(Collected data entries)
============

+  constexpr std::integral_constant<int, 0> T0{};
+  constexpr std::integral_constant<int, S::NT0> NA{};
+  load_rows(0);
+  load_taps(0, T0, NA);
+  store_rows();
+  store_taps(NA);
+  __syncthreads();
+  if constexpr (WIN) {
+    constexpr std::integral_constant<int, KT - S::NT0> NB{};
+    load_taps(0, NA, NB);
+    compute(T0, NA);
+    __syncthreads();
+    store_taps(NB);
+    __syncthreads();
+    compute(NA, NB);
+  } else {
+    for (int kf = 0; kf < p.KF; ++kf) {
+      const bool more = kf + 1 < p.KF;
+      if (more) {
+        load_rows(kf + 1);
+        load_taps(kf + 1, T0, NA);
+      }
+      compute(T0, NA);
+      if (more) {
+        __syncthreads();
+        store_rows();
+        store_taps(NA);
+        __syncthreads();
+      }
+    }
+  }
+
+  const int t = t0 + wt * 32 + l31;
+  const float winv = scale_word[1];
+  float bv[16];
+#pragma unroll
+  for (int r = 0; r < 16; ++r) {
+    const int co = tile * 32 + ms::mfma32_row(r, lane);
+    bv[r] = (bias && co < p.Cout) ? bias[co] : 0.f;
+  }
+  if (t < p.Tout) {
+#pragma unroll
+    for (int f = 0; f < CL_F; ++f) {
+      const int fo = fo0 + f;
+      if (fo >= p.Fout) continue;
+#pragma unroll
+      for (int r = 0; r < 16; ++r) {
+        const int co = tile * 32 + ms::mfma32_row(r, lane);
+        if (co < p.Cout) {
+          float v = acc[f][r] * winv + bv[r];
+          if (p.act == MS_ACT_CLAMP) v = fminf(fmaxf(v, p.lo), p.hi);
+          y[(((size_t)n * p.Cout + co) * p.Fout + fo) * p.Tout + t] = v;
+        }
+      }
+    }
+  }
+}
+
 
 constexpr int SH_RB = 12;
 constexpr int SH_KT = 11;
@@ -415,6 +632,44 @@
 inline int fwin_kfp(int KF) { return ms::cdiv(KF, 16) * 16; }
 inline int fwin_fp(int KF, int SF, int Fout) { return ms::cdiv((Fout - 1) * SF + fwin_kfp(KF), 32) * 32; }
 
+template <bool WIN>
+int conv_cl_fast_launch(const ClP& p, const unsigned short* xh, const unsigned short* xl, const int32_t* lens,
+                        const void* packed_w, const float* bias, float* y, hipStream_t stream, const float* scale_word) {
+  using S = ClFast<WIN>;
+  static_assert(S::LDS_BYTES <= (WIN ? 160 : 80) * 1024, "LDS budget");
+  static ms::DeviceOnce attr_once;
+  if (attr_once.need()) {
+    MS_HIP(hipFuncSetAttribute((const void*)maskconv_cl_fast_kernel<ms::PREC_BF16X3, WIN>, hipFuncAttributeMaxDynamicSharedMemorySize, 160 * 1024));
+    MS_HIP(hipFuncSetAttribute((const void*)maskconv_cl_fast_kernel<ms::PREC_F16X3, WIN>, hipFuncAttributeMaxDynamicSharedMemorySize, 160 * 1024));
+    attr_once.done();
+  }
+  const dim3 grid(ms::cdiv(p.Tout, 128), ms::cdiv(p.Fout, CL_F), p.N * p.co_tiles);
+  const unsigned short* wq = (const unsigned short*)packed_w;
+  static const bool alone = getenv("MS_CONV_CL_FAST_ALONE") && getenv("MS_CONV_CL_FAST_ALONE")[0] == '1';
+  const size_t lds = alone ? std::max<size_t>(S::LDS_BYTES, 96 * 1024) : S::LDS_BYTES;
+  if (ms::split_mode() == ms::PREC_F16X3)
+    hipLaunchKernelGGL((maskconv_cl_fast_kernel<ms::PREC_F16X3, WIN>), grid, dim3(256), lds, stream, xh, xl, lens, wq, bias, y, p, scale_word);
+  else
+    hipLaunchKernelGGL((maskconv_cl_fast_kernel<ms::PREC_BF16X3, WIN>), grid, dim3(256), lds, stream, xh, xl, lens, wq, bias, y, p, scale_word);
+  MS_LAUNCH_CHECK();
+  return MS_OK;
+}
+template <bool WIN>
+bool conv_cl_fast_shape(int KG, int KT, int ST, int DT, int Tout) {
+  return KG == ClFast<WIN>::KG && KT == ClFast<WIN>::KT && ST == ClFast<WIN>::ST && DT == 1 && Tout > 48;
+}
+template <bool WIN>
+bool conv_cl_fast_ok(const ClP& p) {
+  return conv_cl_fast_shape<WIN>(p.KG, p.KT, p.ST, p.DT, p.Tout) && ms::split_mode() != ms::PREC_F16 &&
+         (long)p.N * p.co_tiles <= 65535 && ms::cdiv(p.Fout, CL_F) <= 65535;
+}
+
+}
+
+extern "C" int ms_maskconv_cl_fast_supported(int Cin, int KF, int KT, int ST, int DT, int Tout, int fwin) {
+  if (Cin <= 0 || KF <= 0) return 0;
+  if (fwin) return Cin == 1 && conv_cl_fast_shape<true>(fwin_kfp(KF) / 8, KT, ST, DT, Tout);
+  return Cin % 16 == 0 && conv_cl_fast_shape<false>(Cin / 8, KT, ST, DT, Tout);
 }
 
 static size_t fwin_plane_bytes(int Cout, int KF, int KT) {
@@ -445,10 +700,10 @@
   return ms::align_up((size_t)N * Tin * fwin_fp(KF, SF, Fout) * 4, 256);
 }
 
-extern "C" int ms_maskconv_fwin_forward(const float* x, const int32_t* lens, const void* packed_w, const float* bias, float* y,
-                                        int N, int Fin, int Tin, int Cout, int Fout, int Tout, int KF, int KT, int SF, int ST,
-                                        int DT, int pad_f_l, int pad_t_l, int act, float act_lo, float act_hi, void* workspace,
-                                        size_t workspace_bytes, void* stream_) {
+static int ms_maskconv_fwin_forward_impl(bool fast, const float* x, const int32_t* lens, const void* packed_w, const float* bias, float* y,
+                        int N, int Fin, int Tin, int Cout, int Fout, int Tout, int KF, int KT, int SF, int ST,
+                        int DT, int pad_f_l, int pad_t_l, int act, float act_lo, float act_hi, void* workspace,
+                        size_t workspace_bytes, void* stream_) {
   ms::ProfScope prof_span(MS_PROF_CONV, (hipStream_t)stream_);
   MS_REQUIRE(x && packed_w && y && workspace, "null pointer");
   MS_REQUIRE(N > 0 && Fin > 0 && Tin > 0 && Cout > 0 && Fout > 0 && Tout > 0, "bad shape");
@@ -472,6 +727,10 @@
     ms::set_error("ms_maskconv_fwin_forward: shape outside the LDS / grid budget");
     return MS_ERR_UNSUPPORTED;
   }
+  if (fast && !conv_cl_fast_ok<true>(p)) {
+    ms::set_error("ms_maskconv_fwin_fast_forward: not a shape of the pipelined kernel");
+    return MS_ERR_UNSUPPORTED;
+  }
   unsigned short* xh = (unsigned short*)workspace;
   unsigned short* xl = xh + (size_t)N * Tin * p.FP;
   const int prec = ms::split_mode();
@@ -479,8 +738,23 @@
   hipLaunchKernelGGL(ft_to_tf_split_kernel, dim3(ms::cdiv(Tin, 32), ms::cdiv(p.FP, 32), N), dim3(32, 8), 0, stream, x, xh, xl,
                      Fin, Tin, p.FP, pad_f_l, prec);
   MS_LAUNCH_CHECK();
-  return conv_cl_launch<true>(p, wf, lds, xh, xl, lens, packed_w, bias, y, stream,
-                              (const float*)((const char*)packed_w + fwin_plane_bytes(Cout, KF, KT)));
+  const float* scale_word = (const float*)((const char*)packed_w + fwin_plane_bytes(Cout, KF, KT));
+  if (fast) return conv_cl_fast_launch<true>(p, xh, xl, lens, packed_w, bias, y, stream, scale_word);
+  return conv_cl_launch<true>(p, wf, lds, xh, xl, lens, packed_w, bias, y, stream, scale_word);
+}
+extern "C" int ms_maskconv_fwin_forward(const float* x, const int32_t* lens, const void* packed_w, const float* bias, float* y,
+                                        int N, int Fin, int Tin, int Cout, int Fout, int Tout, int KF, int KT, int SF, int ST,
+                                        int DT, int pad_f_l, int pad_t_l, int act, float act_lo, float act_hi, void* workspace,
+                                        size_t workspace_bytes, void* stream_) {
+  return ms_maskconv_fwin_forward_impl(false, x, lens, packed_w, bias, y, N, Fin, Tin, Cout, Fout, Tout, KF, KT, SF, ST, DT, pad_f_l, pad_t_l,
+                      act, act_lo, act_hi, workspace, workspace_bytes, stream_);
+}
+extern "C" int ms_maskconv_fwin_fast_forward(const float* x, const int32_t* lens, const void* packed_w, const float* bias,
+                                             float* y, int N, int Fin, int Tin, int Cout, int Fout, int Tout, int KF, int KT,
+                                             int SF, int ST, int DT, int pad_f_l, int pad_t_l, int act, float act_lo,
+                                             float act_hi, void* workspace, size_t workspace_bytes, void* stream_) {
+  return ms_maskconv_fwin_forward_impl(true, x, lens, packed_w, bias, y, N, Fin, Tin, Cout, Fout, Tout, KF, KT, SF, ST, DT, pad_f_l, pad_t_l,
+                      act, act_lo, act_hi, workspace, workspace_bytes, stream_);
 }
 
 static size_t cl_plane_bytes(int Cout, int Cin, int KF, int KT) {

============

EXERCISE REQUIREMENTS
Please show all lines from the entries that contain the word "bool".

FINISHED TASK
+      const bool more = kf + 1 < p.KF;
+template <bool WIN>
+  static const bool alone = getenv("MS_CONV_CL_FAST_ALONE") && getenv("MS_CONV_CL_FAST_ALONE")[0] == '1';
+template <bool WIN>
+bool conv_cl_fast_shape(int KG, int KT, int ST, int DT, int Tout) {
+template <bool WIN>
+bool conv_cl_fast_ok(const ClP& p) {
+static int ms_maskconv_fwin_forward_impl(bool fast, const float* x, const int32_t* lens, const void* packed_w, const float* bias, float* y,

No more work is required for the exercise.